Content Ingestion: Files, Text, and URLs

Everything in Graphlit starts with ingestion—bringing content from the outside world into your knowledge base. Whether you're uploading PDFs, scraping web pages, or ingesting text snippets, understanding how ingestion works is critical for building production applications.

This guide covers the three ingestion methods, content vs file types, metadata extraction, lifecycle states, polling strategies, and batch operations. By the end, you'll know exactly how to get any content type into Graphlit efficiently.

What You'll Learn

Three ingestion methods: URI, file upload, and text
Content types vs file types (EMAIL, MESSAGE, FILE, PAGE, etc.)
Metadata extraction by content type
Content lifecycle states (CREATED → PROCESSING → INDEXED)
Polling vs webhooks for completion tracking
Batch ingestion patterns
Error handling and retry strategies

Prerequisites: A Graphlit project, SDK installed.

Developer Note: All Graphlit IDs are GUIDs.

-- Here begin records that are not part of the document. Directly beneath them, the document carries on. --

-#pragma unroll
-        for (int e0 = 0; e0 < WG; e0 += RB) {
-        float Gv[RB], alv[RB], romv[RB], dotv[RB];
-        bool act[RB];
-        PairIn pnext;
-        if constexpr (PIPE) {
-            if (e0 + RB < WG) pnext = ld_pair(e0 + RB);
-            __builtin_amdgcn_sched_barrier(0);
-        } else if (e0 > 0) {
-            pin = ld_pair(e0);
-        }
-        {
-            const lsr_f2 X = pin.X, Y = pin.Y, A = pin.A, B = pin.B, Cc = pin.Cc, O = pin.O;
-            const uint2 kk = pin.kk;
-            const lsr_f2 dx = X - px2, dy = Y - py2;
-            const lsr_f2 pw = gauss_power2(A, B, Cc, dx, dy);
-            const lsr_f2 ge = expf_repro2(pw);
-            const lsr_f2 og = O * ge;
-            lsr_f2 dot = pin.R * g0;
-            dot = __builtin_elementwise_fma(pin.Gc, lsr_f2{g1, g1}, dot);
-            dot = __builtin_elementwise_fma(pin.Bc, lsr_f2{g2, g2}, dot);
-            dot = __builtin_elementwise_fma(pin.D, lsr_f2{gD, gD}, dot);
-#pragma unroll
-            for (int u = 0; u < 2; ++u) {
-                const int e = e0 + u;
-                const float power = u ? pw.y : pw.x;
-                const float al = fminf(0.99f, u ? og.y : og.x);
-                act[u] = (u ? kk.y : kk.x) < last_contributor && power <= 0.0f && al >= 1.0f / 255.0f;
-                alv[u] = act[u] ? al : 0.0f;
-                Gv[u] = u ? ge.y : ge.x;
-                romv[u] = __builtin_amdgcn_rcpf(1.0f - alv[u]);
-                dotv[u] = (u ? dot.y : dot.x) + S[e];
-            }
-        }
-#pragma unroll
-        for (int u = 0; u < RB; ++u) {
-            const int e = e0 + u;
-            const float alpha = alv[u], rom = romv[u], dot = dotv[u];
-            T = T * rom;
-            acc_dot = __builtin_fmaf(last_alpha, last_dot - acc_dot, acc_dot);
-            last_dot = dot;
-            last_alpha = alpha;
-            float dL_dalpha = (dot - acc_dot) * T;
-            dL_dalpha = __builtin_fmaf(rom, bg_term, dL_dalpha);
-            wv[e] = alpha * T;
-            tv[e] = act[u] ? Gv[u] * dL_dalpha : 0.0f;
-        }
-        if constexpr (PIPE) {
-            if (e0 + RB < WG) pin = pnext;
-        }
-        }
-
-        BWD_STAMP(6);
-        auto write_rows = [&](const float (&r)[WG]) {
-#pragma unroll
-            for (int q = 0; q < 4; ++q) {
-                bf16x4 h4, l4;
-#pragma unroll
-                for (int j = 0; j < 4; ++j) {
-                    __bf16 h, l;
-                    split_bf16(r[4 * q + j], h, l);
-                    h4[j] = h; l4[j] = l;
+            f32x4 dmom = f32x4{0.0f, 0.0f, 0.0f, 0.0f};
+            write_rows(tv);
+#pragma unroll
+            for (int kb = 0; kb < 2; ++kb) {
+                bf16x8 ah, al;
+                read_a(kb, ah, al);
+                dmom = LSR_MFMA16(ah, bm[kb], dmom);
+                dmom = LSR_MFMA16(al, bm[kb], dmom);
+            }
+            if (l16 < 6) {
+#pragma unroll
+                for (int i = 0; i < 4; ++i) s_mom[4 * g4 + i][l16] = dmom[i];
+            }
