template <bool STEP>
__global__ __launch_bounds__(256) void hk_step_w16_kernel(StepArgs A) {
    __shared__ double prop[4][4][16];
    __shared__ double wsum[4];
    const int D = A.st.dim, DD = D * D, lane = threadIdx.x & 63, wave = threadIdx.x >> 6;
    const int rg = lane >> 4, tj = lane & 15;
    const double dt = A.dt, h6 = dt / 6.0;
    const bool colok = tj < D;
    const double sib = colok ? A.hk.si[tj] : 1.0, isib = 1.0 / sib;
    double sta[4], ista[4];
#pragma unroll
    for (int s = 0; s < 4; ++s) {
        const int r = rg + 4 * s;
        sta[s] = r < D ? A.hk.st[r] : 1.0;
        ista[s] = 1.0 / sta[s];
    }
    double esum = 0.0;
    for (int64_t tr = (int64_t)blockIdx.x * 4 + wave; tr < A.st.n; tr += (int64_t)gridDim.x * 4) {
        double *qp = A.st.qp + tr * 2 * D;
        double *M = A.st.mono + tr * 4 * (int64_t)DD;
        double p11[4] = {1, 1, 1, 1}, p12[4] = {0, 0, 0, 0}, p21[4] = {0, 0, 0, 0}, p22[4] = {1, 1, 1, 1};
        if (STEP) {
            double red5[5] = {0, 0, 0, 0, 0};
            if (lane < D) {
                const double im = A.pot.inv_mass[lane];
                const double c0 = A.pot.par0[lane], c1 = A.pot.par1 ? A.pot.par1[lane] : 0.0;
                double q = qp[lane], p = qp[D + lane], h1, h2, h3, h4, u1, u2, v1, v2;
                sep_mode_rk4(A.pot.kind, c0, c1, im, dt, q, p, red5, h1, h2, h3, h4);
                qp[lane] = q;
                qp[D + lane] = p;
                sep_row_propagator(im, h1, h2, h3, h4, dt, u1, u2, v1, v2);
                prop[wave][0][lane] = u1; prop[wave][1][lane] = u2; prop[wave][2][lane] = v1; prop[wave][3][lane] = v2;
            }
#pragma unroll
            for (int i = 0; i < 5; ++i) red5[i] = wave_sum(red5[i]);
            if (lane == 0) {
                A.st.act[tr] += h6 * (red5[0] + 2.0 * red5[1] + 2.0 * red5[2] + red5[3]);
                esum += red5[4];
            }
            __builtin_amdgcn_fence(__ATOMIC_RELEASE, "wavefront");
            __builtin_amdgcn_wave_barrier();
            __builtin_amdgcn_fence(__ATOMIC_ACQUIRE, "wavefront");
#pragma unroll
            for (int s = 0; s < 4; ++s) {
                const int r = rg + 4 * s;
                if (r < D) { p11[s] = prop[wave][0][r]; p12[s] = prop[wave][1][r]; p21[s] = prop[wave][2][r]; p22[s] = prop[wave][3][r]; }
            }
        }
        cplx m[4];
#pragma unroll
        for (int s = 0; s < 4; ++s) {
            const int r = rg + 4 * s;
            const bool ok = colok && r < D;
            const int e = r * D + tj;
            double mqq = ok ? M[e] : 0.0, mqp = ok ? M[DD + e] : 0.0, mpq = ok ? M[2 * DD + e] : 0.0, mpp = ok ? M[3 * DD + e] : 0.0;
            if (STEP) {
                sep_propagate_row(p11[s], p12[s], p21[s], p22[s], mqq, mqp, mpq, mpp);
                if (ok) { M[e] = mqq; M[DD + e] = mqp; M[2 * DD + e] = mpq; M[3 * DD + e] = mpp; }
            }
            m[s] = ok ? prefactor_element_diag(sta[s], ista[s], sib, isib, mqq, mqp, mpq, mpp) : c_make(r == tj ? 1.0 : 0.0, 0.0);
        }
        cplx det = c_make(1.0, 0.0);
        bool live = colok, singular = false;
        int parity = 0;
#pragma unroll
        for (int k = 0; k < 16; ++k) {
            if (k < D && !singular) {
                constexpr int dummy = 0; (void)dummy;
                const int rgk = k & 3, sk = k >> 2;
                const int blk = (__double2hiint(c_abs2(m[sk])) & ~15) | (15 - tj);
                const int keymax = row16_max_i32((live && rg == rgk) ? blk : -1);
                const int kb = __builtin_amdgcn_readlane(keymax, 16 * rgk);
                const int pl = 15 - (kb & 15);
                const int src = 16 * rgk + pl;
                const cplx piv = c_make(readlane_f64(m[sk].x, src), readlane_f64(m[sk].y, src));
                if (piv.x == 0.0 && piv.y == 0.0) { singular = true; }
                else {
                    det = c_mul(det, piv);
                    const cplx inv = c_inv_fast(piv);
                    const unsigned long long lm = __ballot(live && rg == 0);
                    parity ^= __popcll(lm & ((1ull << pl) - 1ull)) & 1;
                    const cplx rowv = c_make(__shfl(m[sk].x, 16 * rgk + tj, 64), __shfl(m[sk].y, 16 * rgk + tj, 64));
                    const bool keep = live && tj != pl;
                    const cplx rs = c_mul(rowv, inv);
                    const cplx r = c_make(keep ? rs.x : 0.0, keep ? rs.y : 0.0);
                    cplx c[4];
                    column_fetch_n(pl, m[0], m[1], m[2], m[3], c[0], c[1], c[2], c[3]);
#pragma unroll
                    for (int s = 0; s < 4; ++s) {
                        if (rg + 4 * s <= k) c[s] = c_make(0.0, 0.0);
                        m[s] = c_fnma(c[s], r, m[s]);
                    }
                    live = live && tj != pl;
                }
            }
        }
        if (lane == 0) {
            if (singular) det = c_make(0.0, 0.0);
            else if (parity) det = c_make(-det.x, -det.y);
            cplx *c2 = (cplx *)A.st.c2;
            if (STEP) {
                const cplx prev = c2[tr];
                if (crossed_branch_cut(prev, det)) A.st.sgn[tr] = -A.st.sgn[tr];
            } else {
                A.st.sgn[tr] = 1.0;
            }
            c2[tr] = det;
        }
    }
    if (lane == 0) wsum[wave] = esum;
    __syncthreads();
    if (threadIdx.x == 0 && A.epart && STEP) A.epart[blockIdx.x] = wsum[0] + wsum[1] + wsum[2] + wsum[3];
}

}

Example outputs show realistic GUID format.

Part 1: The Three Ingestion Methods

Method 1: Ingest from URI (Most Common)

Ingest content from any publicly accessible URL:

import { Graphlit } from 'graphlit-client';

const graphlit = new Graphlit();

// Ingest a PDF from URL
const pdf = await graphlit.ingestUri(
  'https://example.com/document.pdf',
  'Annual Report 2024'  // Optional name
);

console.log('Content ID:', pdf.ingestUri.id);
console.log('State:', pdf.ingestUri.state);  // CREATED

// Ingest a web page
const page = await graphlit.ingestUri(
  'https://example.com/blog/ai-trends',
  'AI Trends Article'
);

// Ingest audio/video
const video = await graphlit.ingestUri(
  'https://example.com/webinar.mp4',
  'Product Webinar'
);

Supports:

Documents (PDF, Word, Excel, PowerPoint)
Web pages (HTML)
Images (JPEG, PNG, GIF, etc.)
Audio (MP3, WAV, podcast feeds)
Video (MP4, MOV, etc.)
Archives (ZIP containing files)

Use cases:

Scraping documentation sites
Importing research papers from URLs
Processing podcast RSS feeds
Ingesting social media links

Method 2: Upload File (Direct Upload)

Upload files directly from your app or local filesystem:

import fs from 'fs';

// Read file to base64
const fileBuffer = fs.readFileSync('/path/to/document.pdf');
const fileData = fileBuffer.toString('base64');

// Upload file
const upload = await graphlit.ingestEncodedFile(
  'document.pdf',
  fileData,
  'application/pdf',
  'Uploaded Document'
);

console.log('Uploaded:', upload.ingestEncodedFile.id);

Browser example (React):

async function handleFileUpload(file: File) {
  // Convert file to base64
  const arrayBuffer = await file.arrayBuffer();
  const base64 = btoa(String.fromCharCode(...new Uint8Array(arrayBuffer)));
  
  // Upload to Graphlit
  const result = await graphlit.ingestEncodedFile(
    file.name,
    base64,
    file.type,
    file.name
  );
  
  return result.ingestEncodedFile.id;
}

// In your component
<input
  type="file"
  onChange={async (e) => {
    const file = e.target.files?.[0];
    if (file) {
      const contentId = await handleFileUpload(file);
      console.log('Uploaded:', contentId);
    }
  }}
/>

Use cases:

User file uploads
Document management systems
Local file processing

Method 3: Ingest Text (Plain Text/Markdown)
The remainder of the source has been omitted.